KEY POINTS:
City Vision yesterday opened its campaign to keep control of Auckland City by promising not to sell the airport shares and to stop the policy of putting up water charges to subsidise other council spending.
Absent was Dr Bruce Hucker, the former leader who quit the ticket two weeks ago after a bitter internal spat over his hard line on higher water charges.
Dr Hucker was mentioned in passing for his 18 years as the main centre-left voice on the council but, Labour Cabinet minister and Mt Roskill MP Phil Goff told the 110 or so supporters, the campaign was all about presenting a united face.
"The quickest way to electoral defeat is to look disunited," said Mr Goff, who could speak from personal experience, having lost his seat in the 1990 election landslide against the bitterly divided Labour Government.
Mr Goff said communication of City Vision's policies and getting the postal vote "off the kitchen table" and into the letterbox would be vital for the political grouping, which won control of the council for the first time in 2004.
City Vision won nine of the 20 council seats, and secured a majority with the aid of Mayor Dick Hubbard and independent Faye Storer.
Another guest speaker, Green MP Sue Bradford, said she hoped the city council would not sink back into its traditional role of a Citizens & Ratepayers "rich, white man's club".
She praised the ticket for the diversity of its 38 candidates standing for the council, Auckland Regional Council and Auckland District Health Board.
City Vision has issued a full set of policies, covering everything from transport, rates and water bills to social objectives.
After raising rates overall by 21.3 per cent and 32.8 per cent for households in the past three years, City Vision is making no promises about future rises except to say it will keep increases to a "minimum through sound management of the city's affairs".
The ticket is also promising to abolish the $95 annual general charge and look at replacing the $199 fixed rubbish charge with "polluter pays" charging.
It would also abolish the policy - backed by some City Vision councillors this term - of more than doubling water bills over 10 years to raise $280 million for other council spending.
City Vision is now saying the policy is not financially sustainable and is unfair on households.
Mr Goff scoffed at claims by former mayor and C&R Now-aligned mayoral candidate John Banks that he had turned over a new leaf.
"I say to that, 'Yeah right'. He hasn't changed.
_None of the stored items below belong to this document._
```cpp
template <bool DUAL>
__global__ __launch_bounds__(512, 2) void wino_gemm_kernel(const WinoParams p)
{
    constexpr int R = DUAL ? 38 : 36;
    constexpr int PLANE = R * 64;
    constexpr int BUF = 32 * PLANE;
    constexpr int XLD = 68;
    constexpr int XBUF = 8 * 32 * XLD * 4;
    static_assert(2 * XBUF <= 2 * BUF, "exchange image fits the two slice buffers");
    __shared__ __attribute__((aligned(16))) char smem[2 * BUF];

    const int tid = threadIdx.x;
    const int lane = tid & 63;
    const int j = __builtin_amdgcn_readfirstlane(tid >> 6);
    const int li = lane & 31, lk = lane >> 5;

    const int S = p.Cin >> 4;
    const int PC = p.W >> 4;
    const int RB = DUAL ? 1 : p.H >> 5;
    const int NT = p.Cout >> 6;
    const int units = DUAL ? (p.n_groups > 1 ? p.grp[p.n_groups].unit0 : (p.N + 1) >> 1) : p.N;
    const int KS = p.ksplit > 1 ? p.ksplit : 1;
    const int Sl = S / KS;
    const int ntiles = units * PC * RB * NT * KS;
    const unsigned slice_bytes = 32u * (unsigned)p.H * 64u;
    const size_t unit_block = (size_t)S * slice_bytes;

    const int tl0 = xcd_first_tile(gridDim.x, blockIdx.x);
    const int pair = tid >> 4, cq = tid & 15;
    float amax = 0.f;

    for (int tl = tl0; tl < ntiles; tl += gridDim.x) {
    const int ks = tl % KS;
    const int s_begin = ks * Sl;
    const int ntile = (tl / KS) % NT;
    int rest = tl / (KS * NT);
    const int rb = rest % RB; rest /= RB;
    const int pc = rest % PC;
    const int unit = rest / PC;
    int n0 = DUAL ? unit * 2 : unit;
    int n_end = p.N;
    const int y0 = rb * 32;

    const float* gu = p.U;
    const float* gscale = p.scale;
    const float* gshift = p.shift;
    if (p.n_groups > 1) {
        const int g = DUAL ? group_of<&WinoGroup::unit0>(p.grp, p.n_groups, unit) : group_of<&WinoGroup::sample0>(p.grp, p.n_groups, n0);
        if (DUAL) {
            n0 = p.grp[g].sample0 + 2 * (unit - p.grp[g].unit0);
            n_end = p.grp[g + 1].sample0;
        }
        gu = p.grp[g].U; gscale = p.grp[g].scale; gshift = p.grp[g].shift;
    }
    const bool has_b = DUAL && n0 + 1 < n_end;

    const char* vbase = reinterpret_cast<const char*>(p.V) + ((size_t)n0 * PC + pc) * unit_block;
    const unsigned vrange = (unsigned)__builtin_amdgcn_readfirstlane((int)(unsigned)(has_b ? 2 * unit_block : unit_block));
    const __amdgpu_buffer_rsrc_t rs_v = __builtin_amdgcn_make_buffer_rsrc((void*)vbase, 0, vrange, 0x00020000);
    const unsigned plane_bytes = (unsigned)p.H * 64u;
    unsigned vo_a, vo_b, vo_c;
    if (DUAL) {
        vo_a = vo_b = vo_c = (unsigned)lane * 16u;
// ... 142 lines not shown
    }
#endif
#pragma unroll
    for (int i = 0; i < 4; ++i) {
        float* X = reinterpret_cast<float*>(smem + (i & 1) * XBUF);
        exchange_store<XLD>(X, j, li, lk, acc[0][i], acc[1][i]);
        lds_barrier();
        f32x4 m[8];
#pragma unroll
        for (int jj = 0; jj < 8; ++jj) m[jj] = *reinterpret_cast<const f32x4*>(X + (jj * 32 + pair) * XLD + cq * 4);
        int n, y;
        if (DUAL) { n = n0 + (i >> 1); y = (i & 1) * 8 + (pair >> 2); }
        else { n = n0; y = y0 + i * 8 + (pair >> 2); }
        if (!DUAL || n == n0 || has_b) {
            const size_t pix = ((size_t)n * p.H + y) * p.W + pc * 16 + (pair & 3) * 4;
            float* o = p.out + pix * p.out_cstride + p.out_coff + col;
            f32x4 yv[4];
#pragma unroll
            for (int e = 0; e < 4; ++e) {
                const float s12 = m[1][e] + m[2][e], d12 = m[1][e] - m[2][e];
                const float s34 = m[3][e] + m[4][e], d34 = m[3][e] - m[4][e];
                const float s56 = m[5][e] + m[6][e], d56 = m[5][e] - m[6][e];
                yv[0][e] = (m[0][e] + s12) + (s34 + s56);
                yv[1][e] = __builtin_fmaf(0.5f, d56, __builtin_fmaf(2.f, d34, d12));
                yv[2][e] = __builtin_fmaf(0.25f, s56, __builtin_fmaf(4.f, s34, s12));
                yv[3][e] = __builtin_fmaf(0.125f, d56, __builtin_fmaf(8.f, d34, d12)) + m[7][e];
            }
            if (KS > 1) {
                float* po = p.partial + ((size_t)ks * p.N * p.H * p.W + pix) * p.Cout + col;
#pragma unroll
                for (int k = 0; k < 4; ++k) *reinterpret_cast<f32x4*>(po + (size_t)k * p.Cout) = yv[k];
                continue;
            }
#pragma unroll
            for (int k = 0; k < 4; ++k) {
                const f32x4 v = bn_act4(yv[k], sc, sh, p.act, p.alpha);
                amax = range_note4(amax, v);
#ifdef P2P_ABL_WST
                if (v[0] == 123.456f)
#endif
                *reinterpret_cast<f32x4*>(o + (size_t)k * p.out_cstride) = v;
            }
        }
    }
    }
    range_commit(p.range_acc, amax);
}

}

bool wino_supported(int H, int W, int Cin0, int Cin1, int Cout)
{
    if (Cin0 % 32 || Cin1 % 32 || Cout % 64 || W % 16) return false;
    return (H == 16 && W == 16) || H % 32 == 0;
}

size_t wino_v_bytes(int N, int H, int W, int Cin) { return (size_t)N * H * W * Cin * 8; }

int wino_gemm_grid(const WinoParams& p)
{
    const bool dual = p.H == 16;
    const int units = dual ? (p.n_groups > 1 ? p.grp[p.n_groups].unit0 : (p.N + 1) / 2) : p.N * (p.H / 32);
    return units * (p.W / 16) * (p.Cout / 64) * (p.ksplit > 1 ? p.ksplit : 1);
}

hipError_t launch_wino_input(const WinoParams& p, hipStream_t s)
{
    const int grid = p.N * (p.W / 16) * (p.Cin / 32) * (p.H / 8);
    hipLaunchKernelGGL(wino_input_kernel, dim3(grid), dim3(256), 0, s, p);
    return hipGetLastError();
}

hipError_t launch_wino_gemm(const WinoParams& p, int n_cu, hipStream_t s)
{
    if (p.ksplit > 1 && ((p.Cin >> 4) % (2 * p.ksplit) || !p.partial || p.n_groups > 1)) return hipErrorInvalidValue;
    const int tiles = wino_gemm_grid(p);
    const int grid = tiles < n_cu ? tiles : n_cu;
    if (p.H == 16) hipLaunchKernelGGL((wino_gemm_kernel<true>), dim3(grid), dim3(512), 0, s, p);
    else hipLaunchKernelGGL((wino_gemm_kernel<false>), dim3(grid), dim3(512), 0, s, p);
    return hipGetLastError();
}

}
```

### pix2pose_amd/csrc/wino3.hip

```cpp
#include "wino_common.h"

#include <type_traits>

namespace p2p {

#ifdef P2P_W3_STAMPS
__device__ unsigned long long g_w3_stamps[8 * 16 * 16];
#define W3_STAMP(k) do { if (lane == 0 && (blockIdx.x & 31) == 0 && (blockIdx.x >> 5) < 8 && n_tile_seen < 16) g_w3_stamps[((blockIdx.x >> 5) * 16 + n_tile_seen) * 16 + (k)] = wall_clock64(); } while (0)
#else
#define W3_STAMP(k) do {} while (0)
#endif

namespace {

__global__ __launch_bounds__(256) void wino3_input_kernel(const Wino3Params p)
{
    const int tid = threadIdx.x;
    const int quad = tid & 7, t = (tid >> 3) & 3, r = tid >> 5;
    int b = blockIdx.x;
    const int rblocks = p.H >> 3;
    const int rb = b % rblocks; b /= rblocks;
    const int cgroups = p.Cin >> 5;
    const int cg = b % cgroups; b /= cgroups;
    const int PC = p.W >> 4;
    const int pc = b % PC;
    const int n = b / PC;
    const int y = rb * 8 + r;

    const __amdgpu_buffer_rsrc_t rs = __builtin_amdgcn_make_buffer_rsrc((void*)p.in, 0, p.in_bytes, 0x00020000);
    const unsigned c0 = (unsigned)(cg * 32 + quad * 4);
    const int x0 = pc * 16 + t * 4 - 1;
    const unsigned rowpix = (unsigned)((n * p.H + y) * p.W);
    f32x4 d[6];
#pragma unroll
    for (int k = 0; k < 6; ++k) {
        const int x = x0 + k;
        const unsigned off = (unsigned)x < (unsigned)p.W ? ((rowpix + (unsigned)x) * (unsigned)p.Cin + c0) * 4u : OOB;
        d[k] = __builtin_bit_cast(f32x4, __builtin_amdgcn_raw_buffer_load_b128(rs, off, 0, 0));
    }
    f32x4 v[6];
    f43_input_transform(d, v);
    const int S = p.Cin >> 4;
    const int slice = cg * 2 + (quad >> 2), lk = (quad >> 1) & 1;
    const size_t plane_bytes = (size_t)p.H * 64;
    char* dst = reinterpret_cast<char*>(p.V) + ((((size_t)n * PC + pc) * S + slice) * 24 + lk) * plane_bytes + (size_t)y * 64 + t * 16 + (quad & 1) * 8;
    float amax = 0.f;
#pragma unroll
    for (int j = 0; j < 6; ++j) {
        const f32x4 w = v[j];
        amax = range_note4(amax, w);
        uint2 hi, lo;
        split4(w, hi, lo);
        *reinterpret_cast<uint2*>(dst + (size_t)(j * 4) * plane_bytes) = hi;
        *reinterpret_cast<uint2*>(dst + (size_t)(j * 4 + 2) * plane_bytes) = lo;
    }
    range_commit(p.range_acc, amax);
}

template <int NU>
__global__ __launch_bounds__(NU * 384, 2 / NU) void wino3_gemm_kernel(const Wino3Params p)
// ... 239 lines not shown
#pragma unroll
                            for (int e = 0; e < 4; ++e) v[e] = v[e] > 0.f ? v[e] : v[e] * p.alpha;
                        }
                        amax = range_note4(amax, v);
                        *reinterpret_cast<f32x4*>(o + (size_t)(2 * k) * p.out_cstride) = v;
                    }
                }
            }
        }
    }
    }
    range_commit(p.range_acc, amax);
}

}

#ifdef P2P_W3_STAMPS
extern "C" __attribute__((visibility("default"))) int p2p_dbg_w3_stamps(unsigned long long* host)
{
    return (int)hipMemcpyFromSymbol(host, HIP_SYMBOL(g_w3_stamps), sizeof(g_w3_stamps));
}
#endif

bool wino3_supported(int H, int W, int Cin, int Cout)
{
    if (Cin % 32 || Cout % 64 || W % 16) return false;
    return (H == 16 && W == 16) || H % 32 == 0;
}

size_t wino3_v_bytes(int N, int H, int W, int Cin) { return (size_t)N * H * W * Cin * 6; }

hipError_t launch_wino3_input(const Wino3Params& p, hipStream_t s)
{
    const int grid = p.N * (p.W / 16) * (p.Cin / 32) * (p.H / 8);
    hipLaunchKernelGGL(wino3_input_kernel, dim3(grid), dim3(256), 0, s, p);
    return hipGetLastError();
}

hipError_t launch_wino3_gemm(const Wino3Params& p, int n_cu, hipStream_t s)
{
#ifdef P2P_W3_NU1
    constexpr int NU = 1;
#else
    constexpr int NU = 2;
#endif
    const int g4 = 4 * (p.Cout / 64);
    const int ups = p.H / 16;
    const int wunits = NU == 1 ? p.N * ups : ups == 1 ? (p.n_groups > 1 ? p.grp[p.n_groups].unit0 : (p.N + 1) / 2) : p.N * (ups / 2);
    const int tiles = wunits * (p.W / 16) * g4;
    const int slots = n_cu * (2 / NU);
    int grid = tiles < slots ? tiles : slots / g4 * g4;
    if (grid < 1) grid = tiles < g4 ? tiles : g4;
    hipLaunchKernelGGL((wino3_gemm_kernel<NU>), dim3(grid), dim3(NU * 384), 0, s, p);
    return hipGetLastError();
}

}
```

Baseline: 12360.

## Fuse wino3 input transform into preceding Winograd GEMM epilogue

The F(4,3) Winograd GEMM epilogue for deconv1/deconv2 now also computes the next up-layer's wino3 input transform in registers, using lane permutes to fetch neighbour columns. It writes the split f16 V operand directly and skips storing interior output tiles that only fed that transform. A reduced boundary-only wino3 input pass then handles tiles whose halo crosses workgroup tiles. This removes one full activation read and most of the separate input-transform launch. The cost is extra epilogue work, more register pressure in the GEMM, and more complex coupling between layers. By default it is active only for H>=32, i.e. the deconv2→up3 pair.

New measurement: 12150. -1.7%, worse.

```diff
diff --git a/pix2pose_amd/build.py b/pix2pose_amd/build.py
--- a/pix2pose_amd/build.py
+++ b/pix2pose_amd/build.py
@@ -76,6 +76,7 @@
     objs.append(bo)
     import re
     names = sorted(set(re.findall(r"\bP2P_API\s+[\w\s\*]+?\b(p2p_[a-z0-9_]+)\s*\(", open(os.path.join(HERE, "..", "include", "p2p_mi355.h")).read())))
+    names.append("p2p_dbg_*")
     vtext = "{ global: %s; local: *; };\n" % "; ".join(names)
     if not os.path.exists(EXPORT_MAP) or open(EXPORT_MAP).read() != vtext:
         open(EXPORT_MAP, "w").write(vtext)
diff --git a/pix2pose_amd/csrc/kernels.h b/pix2pose_amd/csrc/kernels.h
--- a/pix2pose_amd/csrc/kernels.h
+++ b/pix2pose_amd/csrc/kernels.h
@@ -167,7 +167,21 @@
     WinoGroup grp[IGEMM_MAX_GROUPS + 1];
     int ksplit;
     float* partial;
-};
+    float* fv;
+    int fv_cin;
+    unsigned* fv_range;
+};
+
+__host__ __device__ inline bool f43_v_tile_is_producers(int W, int g)
+{
+    const int t = g & 3;
+    return (t != 0 || g == 0) && (t != 3 || 4 * g + 4 >= W);
+}
+__host__ __device__ inline bool f43_out_tile_is_stored(int W, int g)
+{
+    return !f43_v_tile_is_producers(W, g) || (g > 0 && !f43_v_tile_is_producers(W, g - 1)) || (4 * g + 4 < W && !f43_v_tile_is_producers(W, g + 1));
+}
+__host__ __device__ inline int f43_boundary_v_tiles(int W) { return 2 * (W / 16 - 1); }
 bool wino_supported(int H, int W, int Cin0, int Cin1, int Cout);
 size_t wino_v_bytes(int N, int H, int W, int Cin);
 int wino_gemm_grid(const WinoParams& p);
@@ -189,6 +203,7 @@
     unsigned* range_acc;
     int n_groups;
     WinoGroup grp[IGEMM_MAX_GROUPS + 1];
+    int boundary;
 };
 bool wino3_supported(int H, int W, int Cin, int Cout);
 size_t wino3_v_bytes(int N, int H, int W, int Cin);
diff --git a/pix2pose_amd/csrc/model.hip b/pix2pose_amd/csrc/model.hip
--- a/pix2pose_amd/csrc/model.hip
+++ b/pix2pose_amd/csrc/model.hip
@@ -1006,7 +1006,16 @@
 
 static bool wino_split_route() { static const bool on = dev_env("P2P_NO_WINO_SPLIT") == nullptr; return on; }
 
-static int try_wino(Ctx& X, const ConvLayer& L, const float* a, int Ca, const float* b, int Cb, int cb_stride, int cb_off, int N, int H, float* out)
+struct FusedV {
+    const float* in = nullptr;
+    float* V = nullptr;
+};
+static bool fuse_v_route() { static const bool on = dev_env("P2P_NO_FUSE_V") == nullptr; return on; }
+static bool fuse_v16_route() { static const bool on = dev_env("P2P_FUSE_V16") != nullptr; return on; }
+static bool wino3_takes(const Ctx& X, const ConvLayer& L, int N, int H, int C);
+
+static int try_wino(Ctx& X, const ConvLayer& L, const float* a, int Ca, const float* b, int Cb, int cb_stride, int cb_off, int N, int H, float* out,
+                    const ConvLayer* next = nullptr, FusedV* fv = nullptr)
 {
     if (!L.wino_u || L.prec != PREC_F16X3 || X.wino_mode == P2P_WINOGRAD_OFF || !specialised_kernels() || !wino_supported(H, H, Ca, Cb, L.Cout)) return 0;
     WinoParams p;
@@ -1033,20 +1042,33 @@
         for (int k : {6, 4, 3, 2})
             if (tiles * k <= 256 && S % (2 * k) == 0 && (size_t)k * px * L.Cout <= WINO_PARTIAL_FLOATS) { p.ksplit = k; p.partial = X.cur->act["wp"]; break; }
     }
+    if (next && fv && fuse_v_route() && p.ksplit <= 1 && (H >= 32 || fuse_v16_route()) && wino3_takes(X, *next, N, H, L.Cout)) {
+        const size_t v0 = (wino_v_bytes(N, H, H, p.Cin) + 255) & ~(size_t)255;
+        if (v0 + wino3_v_bytes(N, H, H, L.Cout) <= (size_t)X.max_batch * 64 * 64 * 128 * 2 * sizeof(float)) {
+            p.fv = reinterpret_cast<float*>(reinterpret_cast<char*>(p.V) + v0); p.fv_cin = L.Cout; p.fv_range = X.range_cur;
+            fv->in = out; fv->V = p.fv;
+        }
+    }
     hipStream_t st = X.cur->stream;
     const double in_el = (double)px * p.Cin, out_el = (double)px * L.Cout;
     if ((rc = prof_launch(X, 11, 0.0, 4.0 * in_el + 8.0 * in_el, [&]() { return launch_wino_input(p, st); }))) return rc;
-    if ((rc = prof_launch(X, 10, 2.0 * out_el * 25.0 * p.Cin, 8.0 * in_el + (double)L.wino_bytes + 4.0 * out_el,
+    double out_by = 4.0 * out_el;
+    if (p.fv) {
+        int own = 0, stored = 0;
+        for (int g = 0; g < H / 4; ++g) { own += f43_v_tile_is_producers(H, g); stored += f43_out_tile_is_stored(H, g); }
+        out_by = out_el * (6.0 * own + 4.0 * stored) / (H / 4);
+    }
+    if ((rc = prof_launch(X, 10, 2.0 * out_el * 25.0 * p.Cin, 8.0 * in_el + (double)L.wino_bytes + out_by,
                           [&]() { return launch_wino_gemm(p, X.n_cu, st); }))) return rc;
     if (p.ksplit > 1) HIP_TRY(launch_splitk_reduce(p.partial, p.ksplit, (int)px, L.Cout, L.wino_scale, L.shift, ACT_LEAKY, LEAKY, out, X.range_cur, st));
     return 1;
 }
 
 static int concat_conv(Ctx& X, const ConvLayer& L, const float* a, int Ca, const float* b, int Cb,
-                       int cb_stride, int cb_off, int N, int H, float* out)
+                       int cb_stride, int cb_off, int N, int H, float* out, const ConvLayer* next = nullptr, FusedV* fv = nullptr)
 {
     {
-        const int rc = try_wino(X, L, a, Ca, b, Cb, cb_stride, cb_off, N, H, out);
+        const int rc = try_wino(X, L, a, Ca, b, Cb, cb_stride, cb_off, N, H, out, next, fv);
         if (rc < 0) return rc;
         if (rc == 1) return P2P_OK;
     }
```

He is 60. He has been that way all his life and he will be like that again."
CENTRE-LEFT VOWS
* Keep the airport shares.
* Stop putting up water bills to pay for council spending.
* Abolish $95 uniform annual general charge.
* Replace $199 rubbish charge with "polluter pays".
* Keep rates increases to a minimum.
* Increase affordable housing in partnership with Government.
* Oppose above-ground option for Avondale section of SH20.